Approximately one in three GnRH neurons from OVX+E mice receive estradiol-induced increased GABA transmission during the surge, and this effect correlates with cell location. A, B, PSC frequency in all individual cells from OVX+E mice plotted versus the time of recording in coronal (A) and sagittal (B) slices. C, D, Approximate location of all GnRH neurons from OVX+E mice recorded during surge onset (coronal and sagittal) and surge peak (sagittal only).

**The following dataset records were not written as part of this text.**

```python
@dataclass
class GameState:
    game_id: int
    rng: object
    start_fen: Optional[str] = None
    start_fullmove: int = 1
    start_white: bool = True
    plies: int = 0
# ... 176 lines not shown
        self.device_turn = os.environ.get("BETAONE_DEVICE_TURN", "1") != "0"
        self._begun_want = None
        self._active = np.zeros(G, dtype=bool)
        self._plies = np.zeros(G, dtype=np.int64)
        self._start_full = np.ones(G, dtype=np.int64)
        self._start_black = np.zeros(G, dtype=np.int64)
        self._start_step = np.zeros(G, dtype=np.int64)
        self._first_ply = np.zeros(G, dtype=np.int64)
        self._step = 0
        self._hist = {}
        self._pk = 0 if self.fast else 2
        self._pi_n = np.zeros((G, 256), np.int32)
        self._pi_idx = np.zeros((G, 256, max(1, self._pk)), np.int32)
        self._pi_val = np.zeros((G, 256, max(1, self._pk)), np.float32)
        self._out = dict(n=np.zeros(G, np.int32), idx=np.zeros((G, E.RES_CAP), np.int32), val=np.zeros((G, E.RES_CAP), np.float32),
                         best_idx=np.zeros(G, np.int32), action=np.zeros(G, np.int32))
        if self.values:
            self._out.update(root_value=np.zeros(G, np.float32), resigned=np.zeros(G, np.int32))
        self._rv = np.zeros((G, 256 if self.values else 0), np.float32)
        self._resigned = np.zeros(G, dtype=bool)
        self._renable = np.zeros(G, dtype=np.int32)
        self._rcheck = np.zeros(G, dtype=bool)
        self._rcnt = np.zeros((G, 2), dtype=np.int64)
        self.net_of_white = torch.zeros(G, dtype=torch.int32, device=self.device) if self.pair else None
        self._sel = torch.zeros(G, dtype=torch.int32, device=self.device) if self.pair else None
        self._watch_net()
        self._set_tail()

    def _set_tail(self):
        m = self.model
        ok = (self.policy_kind == E.POLICY_LOGITS and not self.fast and not self.autocast and self.device.type == "cuda"
              and os.environ.get("BETAONE_STEP_TAIL", "1") != "0" and hasattr(m, "forward_tail") and m.tail_supported(self.G))
        self.step_tail = bool(ok)
        self._tail_params = tuple(m.tail_params()) if ok else None

    def _step_after(self, first, second):
        if self.step_tail:
            if second.shape != (16, self.G, 256):
                raise E.EngineError(f"step tail: value_fc1's partial sums must be [16, {self.G}, 256], got {tuple(second.shape)}")
            self.eng.step_heads(first.data_ptr(), second.data_ptr(), *self._tail_params, second.shape[1], self.nn_in.data_ptr(), self._stream())
        else:
            self.eng.step(first.data_ptr(), second.data_ptr(), self.policy_kind, self.nn_in.data_ptr(), self._stream())

    def _watch_net(self):
        inner = getattr(self.model, "net", self.model)
        words = getattr(inner, "overflow_words", None)
        self._watch_msg = getattr(inner, "OVERFLOW_MESSAGE", "the evaluate stage reported a fault")
        ptr, n = words() if words is not None else (0, 1)
        self.eng.watch(ptr, n)

    def _check_watch(self):
        if self.eng.watch_seen():
            chk = getattr(getattr(self.model, "net", self.model), "check_overflow", None)
            if chk is not None and self.device.type == "cuda":
                torch.cuda.synchronize(self.device)
                chk()
            raise E.EngineError(self._watch_msg)

    def _stream(self) -> int:
        return torch.cuda.current_stream(self.device).cuda_stream if self.device.type == "cuda" else 0

    def _forward(self):
        if self.tower_timing is not None:
            getattr(self.model, "net", self.model).tower_timing_buf = self.tower_timing
        want_probs = self.policy_kind == E.POLICY_PROBS
        if self.pair:
            self.eng.match_select(self.net_of_white.data_ptr(), self._sel.data_ptr(), self._stream())
            logits, value = (self.model.forward_probs if want_probs else self.model)(self.nn_in, self._sel)
            return logits.float().contiguous(), value.float().contiguous()
        fused = getattr(self.model, "forward_probs", None) if (want_probs and not self.autocast) else None
        with torch.no_grad():
            if self.step_tail:
                logits, part = self.model.forward_tail(self.nn_in)
                return logits, part
            if fused is not None:
                logits, value = fused(self.nn_in)
                want_probs = False
            elif self.autocast:
                with torch.autocast(self.device.type):
                    logits, value = self.model(self.nn_in)
            else:
                logits, value = self.model(self.nn_in)
        logits = logits.float()
        if want_probs:
            logits = torch.softmax(logits, dim=1)
        return logits.contiguous(), value.float().contiguous()

    def _eval_and_step_eager(self):
        self._stamp(1)
        logits, value = self._forward()
        self._stamp(2)
        self._logits, self._value = logits, value
        self._step_after(logits, value)
        self._stamp(3)

    def _capture(self):
        side = torch.cuda.Stream(self.device)
        side.wait_stream(torch.cuda.current_stream(self.device))
        with torch.cuda.stream(side):
            for _ in range(2):
                self._forward()
        torch.cuda.current_stream(self.device).wait_stream(side)
        torch.cuda.synchronize(self.device)
        g = torch.cuda.CUDAGraph()
        with torch.cuda.graph(g, capture_error_mode=CAPTURE_MODE):
            logits, value = self._forward()
            self._step_after(logits, value)
        self._graph, self._logits, self._value = g, logits, value

    def _eval_and_step(self):
        self.n_forward += 1
        if self.use_graph:
            if self._graph is None:
                self._capture()
            self._graph.replay()
        else:
            self._eval_and_step_eager()

    MAX_GRAPH_ITERATIONS = 12

    def _eval_and_step_n(self, n: int, close: Optional[bool] = None):
        if close is None:
            close = self.close_last_eval
        close = bool(close) and n >= 2
        iters = n - 1 if close else n
        if n <= 1 or not self.use_graph:
            for _ in range(iters):
                self._eval_and_step()
            if close:
                self.eng.search_close(self._stream())
            return
        if n > self.MAX_GRAPH_ITERATIONS:
            while n > 0:
                k = min(n, self.MAX_GRAPH_ITERATIONS)
                self._eval_and_step_n(k, close and k == n)
                n -= k
            return
        key = (n, True) if close else n
        g = self._graphs_n.get(key)
        if g is None:
            if self._graph is None:
# ... 145 lines not shown
        th, ti, tf = self.temperature
        for g in np.nonzero(live)[0]:
            gs = self.games[g]
            if mask[g]:
                actions[g] = int(ext[g])
                gs.pis.append((np.zeros(0, np.int32), np.zeros(0, np.float32)))
            else:
                n = int(res["n"][g])
                idx, val = res["idx"][g, :n].copy(), res["val"][g, :n].copy()
                actions[g] = sampling.select_action_sparse(idx, val, gs.fullmove_number(), gs.rng, th, ti, tf)
                gs.pis.append((idx, val))
            gs.plies += 1
        self.host_seconds += time.perf_counter() - t0
        self.eng.play(actions, self._stream())
        if while_searching is not None:
            while_searching()
        n_moves = int(np.count_nonzero(live))
        self.n_plies += n_moves
        return n_moves

    def _resign_decide(self, go, rv, plies) -> np.ndarray:
        out = np.zeros(self.G, dtype=bool)
        if not self.resign:
            return out
        for g in np.nonzero(np.asarray(go, bool) & (self._renable != 0))[0]:
            par = int(plies[g]) & 1
            c = self._rcnt[g, par] + 1 if np.float32(rv[g]) < self.resign_t else 0
            self._rcnt[g, par] = c
            out[g] = c >= self.resign_k
        return out

    def _forward_only(self):
        if not self.use_graph:
            self._f_logits, self._f_value = self._forward()
            return
        if self._fgraph is None:
            if self._graph is None:
                self._capture()
            g = torch.cuda.CUDAGraph()
            with torch.cuda.graph(g, capture_error_mode=CAPTURE_MODE):
                logits, value = self._forward()
            self._fgraph, self._f_logits, self._f_value = g, logits, value
        self._fgraph.replay()

    PLY_TRACE = []

    def _pp(self, name):
        now = time.perf_counter()
        self.ply_profile.append((name, now - self._pp_t))
        if os.environ.get("BO_PLY_PROFILE") == "trace":
            Rollout.PLY_TRACE.append((self._pp_t, now, self._stamp_id, name))
        self._pp_t = now

    def _run_search_steps(self, poll: bool = True):
        burst = self.expected_evals
        info = None
        if self._noise_pending:
            self._noise_pending = False
            if self._fwd_early:
                self._fwd_early = False
            else:
                self.n_forward += 1
                self._forward_only()
            if self._begun is E.LAZY_BEGIN:
                info = self.eng.selfplay_begun()
                self._begun = None
            if self.ply_profile is not None: self._pp("begun")
            self.eng.selfplay_noise(self._stream())
            if self.ply_profile is not None: self._pp("noise")
            self._step_after(self._f_logits, self._f_value)
            burst -= 1
        while True:
            self._eval_and_step_n(burst)
            if not poll:
# ... 522 lines not shown
```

Slice images adapted from Paxinos and Franklin (2001). Coronal slices are displayed from rostral (left) to caudal (right), and sagittal slices are displayed medial (left) to lateral (right). The filled circles indicate cells with PSC frequency >0.5 Hz during surge onset (coronal and sagittal) and surge peak (sagittal only). The blue circles are cells recorded during surge onset, and the green circles are cells recorded during surge peak. E, F, Percentage of cells in each slice position that showed PSC frequency >0.5 Hz in coronal (E) and sagittal (F) slices.

Figure 6.

Estradiol increases activity of some GABAergic afferents during the GnRH/LH surge. A–D, Representative traces of PSCs before (top) and during (bottom) 0.5 μm TTX treatment from an OVX+E cell with baseline PSC frequency >0.5 Hz (A, sagittal; B, coronal), an OVX+E cell with baseline <0.5 Hz (C), and an OVX cell (D). E, PSC frequency in individual GnRH neurons before (con) and during (TTX) in vitro TTX treatment. Values from OVX+E cells in sagittal slices (n = 12) are on the left, OVX+E cells in coronal slices (n = 8) are in the middle, and OVX cells (n = 11) are on the right. The filled circles indicate cells that showed >30% decrease in PSC frequency in TTX. F, Percentage change in PSC frequency from control after in vitro TTX treatment. *p < 0.05 versus control in respective hormone milieu and slice orientation.

Figure 7.

Razor blade cut in between SCN and AVPV alters GABA transmission to GnRH neurons during surge onset-peak. A, Location of razor blade cut (orange line) on a midsagittal section in relation to approximate locations of the SCN, AVPV (arrows), and the area containing GnRH neurons (green dashed circle). B, C, SCN cut lowers GABAergic sPSC frequency (B) and percentage of cells with sPSC frequency >0.5 Hz (C) in midsagittal slices (n = 9 cells) but has no effect in parasagittal slices (n = 17). D, PSC frequency in individual GnRH neurons before (con) and during (TTX) in vitro TTX treatment. No cells exhibiting high control frequency (n = 5 of 15) responded to TTX. *p < 0.05 versus intact slices in respective slice position.

Figure 8.

Estradiol modulates amplitude of GABAergic PSCs. A, B, Averaged sPSC (A) and mPSC (B) traces from representative OVX+E (left) and OVX (right) cells during negative feedback (red), surge onset (blue), and surge peak (green). C, Cumulative probability distribution for mPSC amplitude comparing events in OVX+E cells during negative feedback (n = 205 events) and combined surge onset and peak times (n = 1104). D, Distributions comparing OVX and OVX+E events during negative feedback (top; OVX, n = 333) and combined surge onset and surge peak times (bottom; OVX, n = 758). *p < 0.05 versus −FB (C) and OVX (D).